Ou, S., Khoo, C.S.G., & Goh, D. (2007). Automatic multi-document summarization of research abstracts: Design and user evaluation. Journal of the American Society for Information Science & Technology, 58(10), 1419-1435. [PDF]


This study developed a method for multi-document summarization of sociology dissertation abstracts. We did not use traditional sentence extraction approaches. Instead, a hybrid summarization method involving both extractive and abstractive techniques was used. This method focused on extracting and integrating similarities and differences across different documents to summarize a set of related documents.

The identification of similarities and differences was based more on identifying research concepts and relationships expressed in the text, rather than words, phrases or sentences and rhetorical relations used in previous studies. To do that, the macro-level discourse structure (between sentences and segments) peculiar to sociology dissertation abstracts was analyzed to identify which segments of the text contain more important research information. Then the micro-level discourse structure (within sentences) was analyzed to identify which kinds of information could be extracted from specific segments.

To analyze the cross-document discourse structure of a set of dissertation abstracts, we focused on research concepts and relationships to identify what is similar information and unique information, and how the similar and unique information is linked in different dissertation abstracts. Thus a variable-based framework was proposed to present research concepts and relationships as well as contextual relations and research methods in a set of related dissertation abstracts.

The framework contains four kinds of information as follows:

  • Main concepts: The common research concepts, often operationalized as research variables.
  • Research relationships between concepts:  For each main concept, the descriptive attribute values or relationships with other concepts (e.g. correlations and cause-effect relationships) investigated in different dissertation abstracts.
  • Contextual relations: Concepts and relationships in the perception, attitude, insight, etc. of a target population, or in the context, framework, model, theory, etc.
  • Research methods: One or more research methods used to explore the attributes of concepts and relationships, including research design, sampling, and data measurement & analysis method.

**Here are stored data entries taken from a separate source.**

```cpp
extern "C" int ldc_sphere_conv_nhwc_split(const float* X, const void* Wp, const float* bias, const float* R, float* Y, int B, int H,
                                          int W, int cin, int ldx, int cout, int ldy, int ldr, int ksize, int act, int in_fmt,
                                          int out_fmt, void* workspace, long long workspace_bytes, void* stream) {
  LDC_CHECK_PTR(X);
  LDC_CHECK_PTR(Wp);
  LDC_CHECK_PTR(Y);
  if (B <= 0 || H <= 0 || W <= 0 || cin <= 0 || cout <= 0) return LDC_ERR_ARG;
  if (ksize != 1 && ksize != 3 && ksize != 5) return LDC_ERR_UNSUPPORTED;
  if (ksize > 1 && ((W & 1) || H < 2 || H < ksize / 2 || W / 2 < ksize / 2 || H > 32767 || W > 65535)) return LDC_ERR_UNSUPPORTED;
  if (in_fmt != LDC_FMT_SPLIT && in_fmt != LDC_FMT_BF16 && in_fmt != LDC_FMT_F32) return LDC_ERR_UNSUPPORTED;
// ... 52 lines not shown
```

### ladcast_amd/hip.py

```python
from __future__ import annotations

import ctypes
import os
from ctypes import POINTER, Structure, c_char_p, c_double, c_float, c_int, c_longlong, c_void_p

import torch

_HERE = os.path.dirname(os.path.abspath(__file__))
LIB_PATH = os.environ.get("LDC_LIB_PATH") or os.path.join(_HERE, "libladcast_hip.so")

ACT_NONE, ACT_SILU, ACT_GELU_TANH, ACT_RELU = 0, 1, 2, 3
ACT_IN_TIMESTEP_SINCOS = 16
GEMM_A_SPLIT, GEMM_C_SPLIT, GEMM_BF16_1TERM = 1, 2, 4
GEMM_F32_REGSTAGE = 8
ATTN_OUT_SPLIT, ATTN_BF16_1TERM, ATTN_OUT_BF16 = 1, 2, 4
ABI_VERSION = 5
FMT_F32, FMT_SPLIT, FMT_BF16 = 0, 1, 2


class GemmDesc(Structure):
    _fields_ = [
        ("M", c_int), ("N", c_int), ("K", c_int), ("batch", c_int),
        ("lda", c_int), ("ldw", c_int), ("ldc", c_int), ("ldr", c_int),
        ("a_bs", c_longlong), ("c_bs", c_longlong), ("r_bs", c_longlong),
        ("gate_bs", c_int), ("act", c_int), ("flags", c_int), ("reserved", c_int),
    ]


class GemmProblem(Structure):
    _fields_ = [("A", c_void_p), ("W", c_void_p), ("bias", c_void_p), ("gate", c_void_p), ("R", c_void_p), ("C", c_void_p), ("d", GemmDesc)]


MAX_GROUPED = 4


class QkvEpilogue(Structure):
    _fields_ = [("wq", c_void_p), ("wk", c_void_p), ("rope", c_void_p), ("reserved", c_void_p), ("eps", c_float), ("qscale", c_float),
                ("heads", c_int), ("rope_row0", c_int)]


class LinearSmallProblem(Structure):
    _fields_ = [("x", c_void_p), ("W", c_void_p), ("bias", c_void_p), ("add", c_void_p), ("y", c_void_p), ("x_rows", c_int), ("add_rows", c_int),
                ("rows", c_int), ("N", c_int), ("K", c_int), ("act_in", c_int), ("act_out", c_int), ("reserved", c_int)]


PRODUCTS_MAX_QUANTILES, PRODUCTS_MAX_THRESHOLDS, PRODUCTS_MAX_MEMBERS, PRODUCTS_MAX_SORT_MEMBERS = 16, 8, 1024, 64


class ProductsDesc(Structure):
    _fields_ = [("n_quant", c_int), ("n_thr", c_int), ("q_lo", c_int * PRODUCTS_MAX_QUANTILES), ("q_t", c_float * PRODUCTS_MAX_QUANTILES),
                ("thr_dir", c_int * PRODUCTS_MAX_THRESHOLDS)]


EVENTS_MAX, EVENTS_MAX_MEMBERS = 32, 1024


class EventsDesc(Structure):
    _fields_ = [("n_events", c_int), ("channel", c_int * EVENTS_MAX), ("dir", c_int * EVENTS_MAX), ("anomaly", c_int * EVENTS_MAX),
                ("thr", c_float * EVENTS_MAX)]


def _load():
    if not os.path.exists(LIB_PATH):
        raise RuntimeError(
            f"{LIB_PATH} is missing: build it with `python -c 'import __graft_entry__ as g; g.build()'` "
            "(or `make -C ladcast_amd/csrc`).  ladcast_amd has no CPU fallback."
        )
    lib = ctypes.CDLL(LIB_PATH)
    P, I, L, F, D = c_void_p, c_int, c_longlong, c_float, c_double
    sig = {
        "ldc_abi_version": (I, []),
        "ldc_build_arch": (c_char_p, []),
        "ldc_sizeof_gemm_desc": (I, []),
        "ldc_gemm_bias_act": (I, [P, P, P, P, P, P, POINTER(GemmDesc), P]),
        "ldc_sizeof_gemm_problem": (I, []),
        "ldc_gemm_grouped_workspace_bytes": (L, []),
        "ldc_gemm_grouped_workspace_init": (I, [P, L, P]),
        "ldc_gemm_grouped": (I, [POINTER(GemmProblem), I, P, L, P]),
        "ldc_gemm_grouped_bf16x3": (I, [POINTER(GemmProblem), I, P, L, P]),
        "ldc_sizeof_qkv_epilogue": (I, []),
        "ldc_gemm_grouped_bf16x3_qkv": (I, [POINTER(GemmProblem), POINTER(QkvEpilogue), I, P, L, P]),
        "ldc_gemm_grouped_qkv_f32": (I, [POINTER(GemmProblem), POINTER(QkvEpilogue), I, P, L, P]),
        "ldc_attn_qkv_prepare_split": (I, [P, P, P, I, I, I, I, L, I, P, P, P, P, P, P, P, P, F, P]),
        "ldc_attn_fwd_split_workspace_bytes": (L, [I, I, I]),
        "ldc_attn_fwd_split_workspace_max_bytes": (L, []),
        "ldc_attn_fwd_split": (I, [P, P, P, P, I, I, I, I, L, I, L, P, I, P, L, P]),
        "ldc_attn_fwd_split_qrows_workspace_bytes": (L, [I, I, I, I]),
        "ldc_attn_fwd_split_qrows": (I, [P, P, P, P, I, I, I, I, I, L, I, L, P, I, P, L, P]),
        "ldc_pack_weight_bf16x2": (I, [P, P, I, I, I, P]),
        "ldc_pack_weight_bf16": (I, [P, P, I, I, I, P]),
        "ldc_linear_small": (I, [P, I, P, P, P, I, P, I, I, I, I, I, P]),
        "ldc_linear_small_grouped": (I, [POINTER(LinearSmallProblem), I, P]),
        "ldc_linear_small_mod": (I, [P, I, P, P, P, I, P, I, P, I, I, I, I, I, P]),
        "ldc_gate_residual_layernorm": (I, [P, P, P, P, I, I, I, I, L, I, L, I, I, L, P, P, F, I, P]),
        "ldc_attn_fwd": (I, [P, P, P, P, I, I, I, I, L, I, L, P, P]),
        "ldc_attn_fwd_ws": (I, [P, P, P, P, I, I, I, I, L, I, L, P, P, L, P]),
        "ldc_attn_fwd_qrows": (I, [P, P, P, P, I, I, I, I, I, L, I, L, P, P]),
        "ldc_attn_fwd_ws_qrows": (I, [P, P, P, P, I, I, I, I, I, L, I, L, P, P, L, P]),
        "ldc_attn_fwd_ws_qrows_thr": (I, [P, P, P, P, I, I, I, I, I, L, I, L, P, P, L, F, P]),
        "ldc_attn_fwd_workspace_bytes": (L, []),
        "ldc_qk_rmsnorm_rope": (I, [P, P, I, I, I, I, I, L, P, P, F, P, P, P]),
        "ldc_sphere_conv_nhwc_split": (I, [P, P, P, P, P, I, I, I, I, I, I, I, I, I, I, I, I, P, L, P]),
        "ldc_sphere_conv_plan": (I, [I, I, I, I, I, I, I, P, P]),
        "ldc_rmsnorm_rows_split": (I, [P, P, P, P, P, P, L, I, I, I, I, I, I, F, I, P]),
        "ldc_pixel_unshuffle_shortcut_split": (I, [P, P, P, P, I, I, I, I, I, I, I, P]),
        "ldc_pixel_shuffle_shortcut_split": (I, [P, P, P, P, I, I, I, I, I, I, I, P]),
        "ldc_pixel_shuffle_to_chan": (I, [P, P, I, I, I, I, I, P]),
        "ldc_split_rows": (I, [P, P, L, I, I, I, I, P]),
        "ldc_upsample_nearest2x_rows": (I, [P, P, P, I, I, I, I, I, I, I, I, P]),
        "ldc_sphere_dwconv_nhwc_fmt": (I, [P, P, P, P, I, I, I, I, I, I, I, I, I, P]),
        "ldc_relu_linear_attn_nhwc_fmt": (I, [P, P, I, I, I, I, I, F, I, P, L, P]),
# ... 36 lines not shown
        "ldc_ddpm_step": (I, [P, P, P, P, P, F, F, F, F, F, F, I, L, P]),
        "ldc_scale_f32": (I, [P, F, P, L, P]),
        "ldc_axpby_f32": (I, [P, F, P, F, P, L, P]),
        "ldc_edm_noise_inputs": (I, [P, P, P, P, P, P, I, L, P]),
        "ldc_edm_denoise": (I, [P, P, P, P, P, I, I, I, I, I, I, I, P]),
        "ldc_edm_denoise_loss": (I, [P, P, P, P, P, P, P, P, P, I, I, I, I, I, P]),
        "ldc_sphere_conv_nhwc": (I, [P, P, P, P, P, I, I, I, I, I, I, I, I, I, I, P]),
        "ldc_sphere_dwconv_nhwc": (I, [P, P, P, P, I, I, I, I, I, I, I, I, P]),
        "ldc_grouped_conv1x1_nhwc": (I, [P, P, P, L, I, I, I, P]),
        "ldc_relu_linear_attn_nhwc": (I, [P, P, I, I, I, I, I, F, P, L, P]),
        "ldc_relu_linear_attn_workspace_bytes": (L, [I, I, I]),
        "ldc_rmsnorm_rows": (I, [P, P, P, P, P, L, I, I, I, I, F, I, P]),
        "ldc_pixel_unshuffle_shortcut": (I, [P, P, P, I, I, I, I, I, P]),
        "ldc_pixel_shuffle_shortcut": (I, [P, P, P, I, I, I, I, I, P]),
        "ldc_chan_regroup": (I, [P, P, L, I, I, P]),
        "ldc_track_gather": (I, [P, L, L, L, I, I, L, POINTER(c_int), I, P, P, F, P, I, I, P]),
        "ldc_track_nanmean": (I, [P, L, I, L, P, P]),
        "ldc_track_storms": (I, [P, L, L, L, L, P, P, I, P, I, P, P, I, I, POINTER(c_int), I, I, P, P, P, P]),
        "ldc_track_local_min": (I, [P, L, P, P, I, P, I, P, P, P, I, P, P, P, P, P]),
        "ldc_recon_preprocess": (I, [P, L, L, L, I, I, I, I, P, P, I, P, P, P]),
        "ldc_recon_scores_workspace_bytes": (L, [I, I, I, I]),
        "ldc_recon_scores": (I, [P, P, P, L, P, P, P, P, I, I, I, I, I, I, P, P, P, P, L, P]),
        "ldc_field_moments_workspace_bytes": (L, [I, I, I, I]),
        "ldc_field_moments": (I, [P, L, L, L, I, I, I, I, P, I, P, L, P]),
    }
    for name, (res, args) in sig.items():
        fn = getattr(lib, name)
        fn.restype = res
        fn.argtypes = args
    if lib.ldc_abi_version() != ABI_VERSION:
        raise RuntimeError("libladcast_hip.so ABI version mismatch")
    if lib.ldc_sizeof_gemm_desc() != ctypes.sizeof(GemmDesc) or lib.ldc_sizeof_gemm_problem() != ctypes.sizeof(GemmProblem):
        raise RuntimeError("ldc_gemm_desc / ldc_gemm_problem layout mismatch between header and binding")
    if lib.ldc_sizeof_qkv_epilogue() != ctypes.sizeof(QkvEpilogue):
        raise RuntimeError("ldc_qkv_epilogue layout mismatch between header and binding")
    if lib.ldc_sizeof_products_desc() != ctypes.sizeof(ProductsDesc):
        raise RuntimeError("ldc_products_desc layout mismatch between header and binding")
    if lib.ldc_sizeof_events_desc() != ctypes.sizeof(EventsDesc):
        raise RuntimeError("ldc_events_desc layout mismatch between header and binding")
    return lib, sig
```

The framework presents a full map of a specific topic by integrating research concepts and relationships as well as contextual relations and research methods extracted from different dissertation abstracts using a hierarchical structure and organizing them based on the main concepts. It has two advantages: giving an overview of a subject area by presenting the summarized information at the top level; and also allowing users to zoom in to more details of interest by exploring the specific information at the lower levels. The framework provides a way to summarize a set of dissertation abstracts that is different from the traditional sentence extraction methods.

The summarization method developed in this study is just one way of operationalizing the variable-based framework. In particular, different presentation formats can be used to organize and present the summary. Two presentation formats were investigated. One presentation format made use of a taxonomy to filter out non-concept terms, highlight important concepts in the domain, and categorize concepts into different subjects. The other presentation format did not use a taxonomy for information filtering, highlighting and categorization. A user evaluation was carried out to compare the two types of variable-based summaries against two types of sentence-based summaries: one generated by displaying research objective sentences only and another generated by the MEAD system which identified important sentences using a variety of general features (e.g. centroid words, sentence position and first-sentence overlap).

In the user evaluation, 70% of the researchers and 64% of the general users indicated their preference for the variable-based summaries generated with the use of the taxonomy, 55% of the researchers and 31% of the general users indicated their preference for the research objective summary, and only 25% of the researchers and 31% of the general users indicated their preference for the MEAD summary.

Comparing the two types of variable-based summaries, the summary generated with the use of the taxonomy obtained the highest rank score from the researchers, whereas the one that did not make use of the taxonomy obtained lower scores.  This demonstrates that using a taxonomy for filtering out non-concept terms, highlighting important concepts in the domain and categorizing concepts into different subjects can substantially improve the quality and usefulness of the variable-based summaries.

On the other hand, 55% of the researchers indicated their preference for the research objective sentences, since the sentence-based summaries could provide more direct information and were easy to understand. A higher percentage of researchers (55%) than general users (31%) preferred the research objective summary, indicating that the researchers had a great interest in the research objectives.

Interestingly, in the user evaluation, it was found that the presentation order of the different summaries influenced the assessment of the users. The summaries presented later were more likely to be assessed favorably and be given a better score. This is because of the carry-over effect from the summaries read earlier. After a user had read the previous summaries, familiarity with the content may make the subsequent summaries easier to understand.

This companion paper gives details of the system design and implementation, and evaluation of each step in the summarization process:

  • Ou, S., Khoo, C.S.G., & Goh, D. (2008). Design and development of a concept-based multi-document summarization system for research abstracts. Journal of Information Science, 34(3), 308-326. [PDF]

Development of the taxonomy for concept filtering and generalization was reported in:

  • Ou, S., Khoo, C.S.G., & Goh, D. (2005). Constructing a taxonomy to support multi-document summarization of dissertation abstracts. Journal of Zhejiang University: Science 6A(11), 1258-1267.